### SUPPLIED ENTRIES

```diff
@@ -565,34 +587,21 @@
   const int S = g.dense_stride, B = g.dense_bricks;
 #ifdef DLIOM_EXPERIMENTS
   unsigned long long stamp_begin = 0ull;
-  unsigned stamp_tickets = 0u;
+  unsigned stamp_tickets = 0u, stamp_visits = 0u;
   if (DLIOM_BOX_DBG(p, 256)) stamp_begin = wall_clock64();
 #endif
-  const int home = static_cast<int>(blockIdx.x % static_cast<unsigned>(p.units));
-  const int slot = static_cast<int>(blockIdx.x / static_cast<unsigned>(p.units));
+  int unit, ticket, chunk_id;
+  {
+    const uint2 home = unit_homes(p)[blockIdx.x];
+    unit = static_cast<int>(home.x);
+    ticket = DLIOM_BOX_DBG(p, 8) ? p.point_chunks : static_cast<int>(home.y);
+    chunk_id = (p.order != nullptr && ticket < p.point_chunks) ? static_cast<int>(p.order[ticket]) : ticket;
+  }
   int parity = 0;
   int loaded_pass = -1;
-  const int hops = DLIOM_BOX_DBG(p, 64) ? 1 : p.units;
-  for (int hop = 0; hop < hops; ++hop) {
-    int unit = home + hop;
-    if (unit >= p.units) unit -= p.units;
+  for (;;) {
     unsigned* counter = p.counters + unit;
-    int ticket, chunk_id;
-    if (hop == 0) {
-      ticket = DLIOM_BOX_DBG(p, 8) ? p.point_chunks : slot;
-      chunk_id = (p.order != nullptr && ticket < p.point_chunks) ? static_cast<int>(p.order[ticket]) : ticket;
-    } else {
-      if (threadIdx.x == 0) {
-        const int t = p.slots + static_cast<int>(atomicAdd(counter, 1u));
-        tick[parity] = static_cast<unsigned>(t);
-        tick[2 + parity] = (p.order != nullptr && t < p.point_chunks) ? p.order[t] : static_cast<unsigned>(t);
-      }
-      __syncthreads();
-      ticket = static_cast<int>(tick[parity]);
-      chunk_id = static_cast<int>(tick[2 + parity]);
-      parity ^= 1;
-    }
-    if (ticket >= p.point_chunks) continue;
+    const int slots_u = static_cast<int>(unit_slots(p)[unit]);
     const int rb = unit % p.rot_blocks;
     const int tp = unit / p.rot_blocks;
     if (tp != loaded_pass) {
@@ -700,7 +709,7 @@
           ++ls.seq;
           __syncthreads();
           if (drawn && threadIdx.x == 0) {
-            const int t = p.slots + static_cast<int>(next_raw);
+            const int t = slots_u + static_cast<int>(next_raw);
             next_chunk = (p.order != nullptr && t < p.point_chunks) ? p.order[t] : static_cast<unsigned>(t);
           }
           if (wave_active && !DLIOM_BOX_DBG(p, 4)) {
@@ -726,18 +735,21 @@
       }
       if (threadIdx.x == 0) {
         if (!drawn) {
-          const int t = p.slots + static_cast<int>(atomicAdd(counter, 1u));
-          next_raw = static_cast<unsigned>(t - p.slots);
+          const int t = slots_u + static_cast<int>(atomicAdd(counter, 1u));
+          next_raw = static_cast<unsigned>(t - slots_u);
           next_chunk = (p.order != nullptr && t < p.point_chunks) ? p.order[t] : static_cast<unsigned>(t);
         }
-        tick[parity] = static_cast<unsigned>(p.slots) + next_raw;
+        tick[parity] = static_cast<unsigned>(slots_u) + next_raw;
         tick[2 + parity] = next_chunk;
       }
       __syncthreads();
-      ticket = static_cast<int>(tick[parity]);
+      ticket = __builtin_amdgcn_readfirstlane(static_cast<int>(tick[parity]));
       chunk_id = static_cast<int>(tick[2 + parity]);
       parity ^= 1;
     }
+#ifdef DLIOM_EXPERIMENTS
+    ++stamp_visits;
+#endif
     if (wave_active && !DLIOM_BOX_DBG(p, 1)) drain_l1(g, p, ps, lds_tau, px, py, pz, ls, true, rot0, lane);
     ls.n1 = 0;
     if (DLIOM_BOX_DBG(p, 16)) {
@@ -750,6 +762,38 @@
     } else if (!DLIOM_BOX_DBG(p, 32)) {
       flush_acc(p, ps, acc, rot0 + lane, lane_active);
     }
+    if (DLIOM_BOX_DBG(p, 8 | 64)) break;
+    do {
+      if (wave == 0) {
+        const unsigned* slots = unit_slots(p);
+        int most = 0, where = -1;
+        for (int u = lane; u < p.units; u += 64) {
+          const int left = p.point_chunks - static_cast<int>(slots[u]) -
+                           static_cast<int>(__hip_atomic_load(p.counters + u, __ATOMIC_RELAXED, __HIP_MEMORY_SCOPE_AGENT));
+          if (left > most) most = left, where = u;
+        }
+        const float top = wave_max_f(static_cast<float>(most));
+        const unsigned long long who = __builtin_amdgcn_ballot_w64(most > 0 && static_cast<float>(most) == top);
+        const int first = who != 0ull ? __builtin_ctzll(who) : 0;
+        const int u = __shfl(where, first);
+        if (lane == 0) {
+          unsigned t = 0u, c = 0u;
+          if (who != 0ull) {
+            t = slots[u] + atomicAdd(p.counters + u, 1u);
+            c = (p.order != nullptr && t < static_cast<unsigned>(p.point_chunks)) ? p.order[t] : t;
+          }
+          tick[parity] = t;
+          tick[2 + parity] = c;
+          tick[4 + parity] = who != 0ull ? static_cast<unsigned>(u) : 0xFFFFFFFFu;
+        }
+      }
+      __syncthreads();
+      ticket = __builtin_amdgcn_readfirstlane(static_cast<int>(tick[parity]));
+      chunk_id = static_cast<int>(tick[2 + parity]);
+      unit = __builtin_amdgcn_readfirstlane(static_cast<int>(tick[4 + parity]));
+      parity ^= 1;
+    } while (unit >= 0 && ticket >= p.point_chunks);
+    if (unit < 0) break;
   }
 #ifdef DLIOM_EXPERIMENTS
   if (DLIOM_BOX_DBG(p, 256) && threadIdx.x == 0 && blockIdx.x < 4096u) {
@@ -759,7 +803,7 @@
     st[0] = stamp_begin;
     st[1] = wall_clock64();
     st[2] = stamp_tickets;
-    st[3] = xcc;
+    st[3] = (xcc & 0xFu) | (static_cast<unsigned long long>(stamp_visits) << 8);
   }
 #endif
 }
diff --git a/d-liom_amd/csrc/score_units.h b/d-liom_amd/csrc/score_units.h
--- /dev/null
+++ b/d-liom_amd/csrc/score_units.h
@@ -0,0 +1,63 @@
+#ifndef DLIOM_CSRC_SCORE_UNITS_H_
+#define DLIOM_CSRC_SCORE_UNITS_H_
+
+#include <algorithm>
+#include <vector>
+
+namespace dliom {
+namespace box {
+
+struct UnitHome {
+  unsigned unit;
+  unsigned slot;
+};
+
+inline int unit_split(int groups_here, int nw, int split_points) {
+  return (split_points != 0 && nw == 4) ? (groups_here == 1 ? 4 : (groups_here == 2 ? 2 : 1)) : 1;
+}
+inline double unit_weight(int groups_here, int nw, int split_points) {
+  if (groups_here >= nw) return 1.0;
+  if (split_points != 0) return 1.0 / unit_split(groups_here, nw, split_points);
+  return static_cast<double>(std::max(1, groups_here)) / nw;
+}
+
+inline int allot_homes(const std::vector<double>& weight, int launch, int cap, std::vector<int>* slots,
+                       std::vector<UnitHome>* homes) {
+  const int units = static_cast<int>(weight.size());
+  slots->assign(static_cast<size_t>(units), 0);
+  homes->clear();
+  if (units == 0) return 0;
+  cap = std::max(cap, 1);
+  const long long room = static_cast<long long>(units) * cap;
+  const int target = static_cast<int>(std::min<long long>(std::max(launch, units), room));
+  double sum = 0.0;
+  for (double w : weight) sum += w;
+  std::vector<double> quota(static_cast<size_t>(units));
+  int total = 0;
+  for (int u = 0; u < units; ++u) {
+    quota[u] = (static_cast<double>(target) * weight[u]) / sum;
+    (*slots)[u] = static_cast<int>(std::min<double>(std::max(quota[u], 1.0), static_cast<double>(cap)));
+    total += (*slots)[u];
+  }
+  while (total != target) {
+    int best = -1;
+    for (int u = 0; u < units; ++u) {
+      if (total < target ? (*slots)[u] >= cap : (*slots)[u] <= 1) continue;
+      const double d = quota[u] - (*slots)[u], db = best < 0 ? 0.0 : quota[best] - (*slots)[best];
+      if (best < 0 || (total < target ? d > db : d < db)) best = u;
+    }
+    (*slots)[best] += total < target ? 1 : -1;
+    total += total < target ? 1 : -1;
+  }
+  homes->reserve(static_cast<size_t>(target));
+  const int rounds = *std::max_element(slots->begin(), slots->end());
+  for (int s = 0; s < rounds; ++s)
+    for (int u = 0; u < units; ++u)
+      if (s < (*slots)[u]) homes->push_back(UnitHome{static_cast<unsigned>(u), static_cast<unsigned>(s)});
+  return target;
+}
+
+}
+}
+
+#endif
```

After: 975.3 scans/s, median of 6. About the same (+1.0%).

######

▶ _WORK REQUIRED_: "UnitHome" is the word to look for; copy every line of the data that has it.

▶ _RESULT FOR THIS EXERCISE_:
+struct UnitHome {
+                       std::vector<UnitHome>* homes) {
+      if (s < (*slots)[u]) homes->push_back(UnitHome{static_cast<unsigned>(u), static_cast<unsigned>(s)});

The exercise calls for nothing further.